Thursday, September 10, 2020

Is the Plunge in Global Wildlife a Warning to Humans Too?

 




The emergence of antimicrobial resistance (AMR), including drug-resistant bacteria, or “superbugs”, pose far greater risks to human health than Covid-19, threatening to put modern medicine “back into the dark ages”, an Australian scientist has warned, ahead of a three-year study into drug-resistant bacteria in Fiji.

The Guardian UK, September 9th.



The coronavirus appears to be nature’s efforts to contain the Malthusian explosion of people on planet with at least twice the number of human beings as it appears to be able to support. We consume, we waste, we pollute, and we destroy ecosystem after ecosystem. We rationalize. Evangelicals tell us that the Bible encourages mankind to use nature’s resources without concern, that God has pledged not to repeat global catastrophes like the Great Flood that Noah survived. Other Christian faiths preach responsibility. Politicians tell us that expanding agricultural land to feed expanding populations and allowing job-creating industries to grow even at the expense of global warming and toxic pollution are simple pragmatic necessities. Economists warn that environmental regulations will crush economic growth and job creation. 

Have we reached critical mass? Do floods, droughts, wildfires, increasingly severe mega-storms, ice melts and coastal erosion mean anything to most of us? Why exactly do leaders all across the world continue to do too little, too late (if anything) to address the combination of “all of the above”? That they hold office only for a limited time, so their focus is only on the here and now? That their constituents do not want to change or hamper growth? That rich and powerful corporations throw everything they can against regulations of any kind, financial or environmental… and money always gets it way? Even as the hard cash damage has now reached into the trillions and trillions of dollars? Even as death and destruction have exploded? 

We tend to be a reactive planet, struggle mightily with obvious longer term ameliorative solutions, and seem to focus on the immediate crises before us… and little else. Fires here. Floods there. Pandemic now. Drought and severe hurricanes and typhoons. Etc. But there is a unifying totality that we seem to be able to ignore. Still, the earth seems filled with so many “canaries in the coal mine” – clear existential peril – that we just continue to ignore. 

Where we can see how life is extinguished by man’s arrogant devastation of his own planet is contained in the World Wildlife Fund’s Living Planet Report 2020, issued on September 10th, which examines exactly how man has impacted the earth and its living creatures. It begins with this admonition: “Living Planet Report 2020 shows that our relationship with nature is broken – but we know what needs to be done if we’re going to turn it around. There’s no time to waste. We must take action now if nature is going to recover.” 

NBC News (September 10th) summarizes the findings: “Humans are wiping out wildlife at a ‘unprecedented’ rate with wildlife populations down by 68 percent on average since 1970… Unsustainable agriculture and deforestation are two of the main drivers, and urgent action is required to reverse the trend… 

‘Our planet is flashing red warning signs,’ said Marco Lambertini, Director General of WWF International, an NGO that focuses on preserving nature… ‘From the fish in our oceans and rivers to bees which play a crucial role in our agricultural production, the decline of wildlife affects directly nutrition, food security and the livelihoods of billions of people… 

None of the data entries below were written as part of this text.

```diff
@@ -253,17 +278,6 @@
 
   const int G = K / 64;
   if (!extra) {
-#pragma unroll
-    for (int i = 0; i < kPre; i++) {
-      const int q = tid + i * kTailThreads;
-      if (q < n / 2) {
-        const int kk = 2 * q;
-        const int o = (kk >> 6) * kGS + (kk & 63);
-        *reinterpret_cast<float2 *>(&tile[0][o]) = make_float2(pre[i].x, pre[i].z);
-        *reinterpret_cast<float2 *>(&tile[1][o]) = make_float2(pre[i].y, pre[i].w);
-      }
-    }
-    TSTAMP(6);
     __syncthreads();
     TSTAMP(7);
     for (int c = tid; c < (n / 64) * 2; c += kTailThreads) {
@@ -271,13 +285,22 @@
       const float4 *p4 = reinterpret_cast<const float4 *>(&tile[j][ml * kGS]);
       const float4 *w4 = reinterpret_cast<const float4 *>(&wtile[ml * kGS]);
       float acc = 0.0f;
+      constexpr int kAhead = 12;
+      float4 wv[16], pv[16];
+#pragma unroll
+      for (int i = 0; i < kAhead; i++) { wv[i] = w4[i]; pv[i] = p4[i]; }
+      __builtin_amdgcn_sched_barrier(0);
 #pragma unroll
       for (int i = 0; i < 16; i++) {
-        const float4 wv = w4[i], pv = p4[i];
-        acc = fmaf(wv.x, pv.x, acc);
-        acc = fmaf(wv.y, pv.y, acc);
-        acc = fmaf(wv.z, pv.z, acc);
-        acc = fmaf(wv.w, pv.w, acc);
+        if (i == 16 - kAhead) {
+#pragma unroll
+          for (int r = kAhead; r < 16; r++) { wv[r] = w4[r]; pv[r] = p4[r]; }
+          __builtin_amdgcn_sched_barrier(0);
+        }
+        acc = fmaf(wv[i].x, pv[i].x, acc);
+        acc = fmaf(wv[i].y, pv[i].y, acc);
+        acc = fmaf(wv[i].z, pv[i].z, acc);
+        acc = fmaf(wv[i].w, pv[i].w, acc);
       }
       partial[j * G + ml] = acc;
     }
@@ -681,7 +704,7 @@
   tail_arrive_and_smooth(a, K, T, (unsigned)T, is_last, img);
 }
 
-__global__ __launch_bounds__(kTailThreads) void solve_tail_kernel(const float *V, const float *costs, const int K, const int T,
+__global__ __launch_bounds__(kTailThreads, kTailWavesPerSimd) void solve_tail_kernel(const float *V, const float *costs, const int K, const int T,
                                                                   const TailArgs a)
 {
   solve_tail_body(a, (int)blockIdx.x, V, costs, K, T);
@@ -692,7 +715,7 @@
   TailArgs inst[NB];
 };
 template <int NB>
-__global__ __launch_bounds__(kTailThreads) void solve_tail_batch_kernel(const TailBatchArgs<NB> b)
+__global__ __launch_bounds__(kTailThreads, kTailWavesPerSimd) void solve_tail_batch_kernel(const TailBatchArgs<NB> b)
 {
 #define MPPI_TAIL_BODY(A)                                                   \
   do {                                                                      \
@@ -703,7 +726,7 @@
 #undef MPPI_TAIL_BODY
 }
 
-__global__ __launch_bounds__(kTailThreads) void solve_tail_fleet_kernel(const TailArgs *__restrict__ inst, const int n)
+__global__ __launch_bounds__(kTailThreads, kTailWavesPerSimd) void solve_tail_fleet_kernel(const TailArgs *__restrict__ inst, const int n)
 {
   if ((int)blockIdx.y >= n) return;
   TailArgs a = inst[blockIdx.y];
@@ -805,6 +828,26 @@
   return hipGetLastError();
 }
 
+__global__ __launch_bounds__(256) void tail_arith_kernel(const float4 *__restrict__ x, float4 *__restrict__ fast, float4 *__restrict__ plain,
+                                                         size_t n4)
+{
+  const size_t i = (size_t)blockIdx.x * 256 + threadIdx.x;
+  if (i >= n4) return;
+  const float4 v = x[i];
+  const f32x2 a = exp_nonpos2(f32x2{v.x, v.y}), b = exp_nonpos2(f32x2{v.z, v.w});
+  fast[i] = make_float4(a.x, a.y, b.x, b.y);
+  plain[i] = make_float4(expf(v.x), expf(v.y), expf(v.z), expf(v.w));
+}
+
+hipError_t launch_tail_arith(const float *x, float *fast, float *plain, size_t n, hipStream_t stream)
+{
+  if (n == 0 || n % 4 != 0) return hipErrorInvalidValue;
+  const size_t n4 = n / 4;
+  hipLaunchKernelGGL(tail_arith_kernel, dim3((unsigned)((n4 + 255) / 256)), dim3(256), 0, stream, reinterpret_cast<const float4 *>(x),
+                     reinterpret_cast<float4 *>(fast), reinterpret_cast<float4 *>(plain), n4);
+  return hipGetLastError();
+}
+
 static size_t tail_dyn_bytes(int K, int T)
 {
   return ((size_t)(K / 64) * 2 + (size_t)(T + 4) * 2 + (size_t)T * 2) * sizeof(float);
diff --git a/include/mppi_hip.h b/include/mppi_hip.h
--- a/include/mppi_hip.h
+++ b/include/mppi_hip.h
@@ -166,6 +166,10 @@
 
 int mppi_debug_launch_info(mppi_handle *h, int *instances, int *gated);
 
+int mppi_debug_solve_tail(mppi_handle *h, const float *costs, const float *V, float *beta, float *eta);
+
+int mppi_debug_tail_arith(int device, const float *x, float *fast, float *plain, size_t n);
+
 int mppi_set_wait_timeout(mppi_handle *h, double seconds);
 
 #ifdef __cplusplus
```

“The situation is most stark in the tropics of Latin American where species have declined on average by 94 percent following massive deforestation and the conversion of wild spaces for agriculture… Land clearance and deforestation has hit record levels in Brazil in recent years as farmers seek to convert forest and grasslands for agriculture. Cattle grazing and soy farming — mostly used as animal feed for the meat industry — are the primary drivers. 

“Three quarters of the earth’s non-ice surface have been altered and no longer contain wilderness, the report states, while most of the oceans are now polluted and more than 85 percent of the planet's wetlands have been lost. 

“The report calls for the world to reform the unsustainable food system, increase protected areas for wildlife and for people in high meat consuming countries — like the U.S. — to shift their diets to a ‘lower share of animal calories.’” 

But the subtext, a most ominous subtext, is that we are both killing ourselves and mandating that nature is beginning to move the human overpopulation problem to her center focus. To kill as many people as she can. Good for the planet. Bad for people. Drought causes migration causes conflict results in war which kills people. Climate change moves disease-carrying insects to new human environments, unprepared for new strains of ailments. And then there are new strains of people-killing viruses. Ebola, SARS, MERS, Spanish Flu, cholera, COVID-19 and whatever nature has planned next (see above).

I’m Peter Dekom, and if we haven’t figured it out by now, nature started with nothing, cares little for what we value or economic worth, is unimpacted by politics or ranting leaders and lobbying industrialists and is simply out to rebalance the earth against mankind’s arrogant distortions.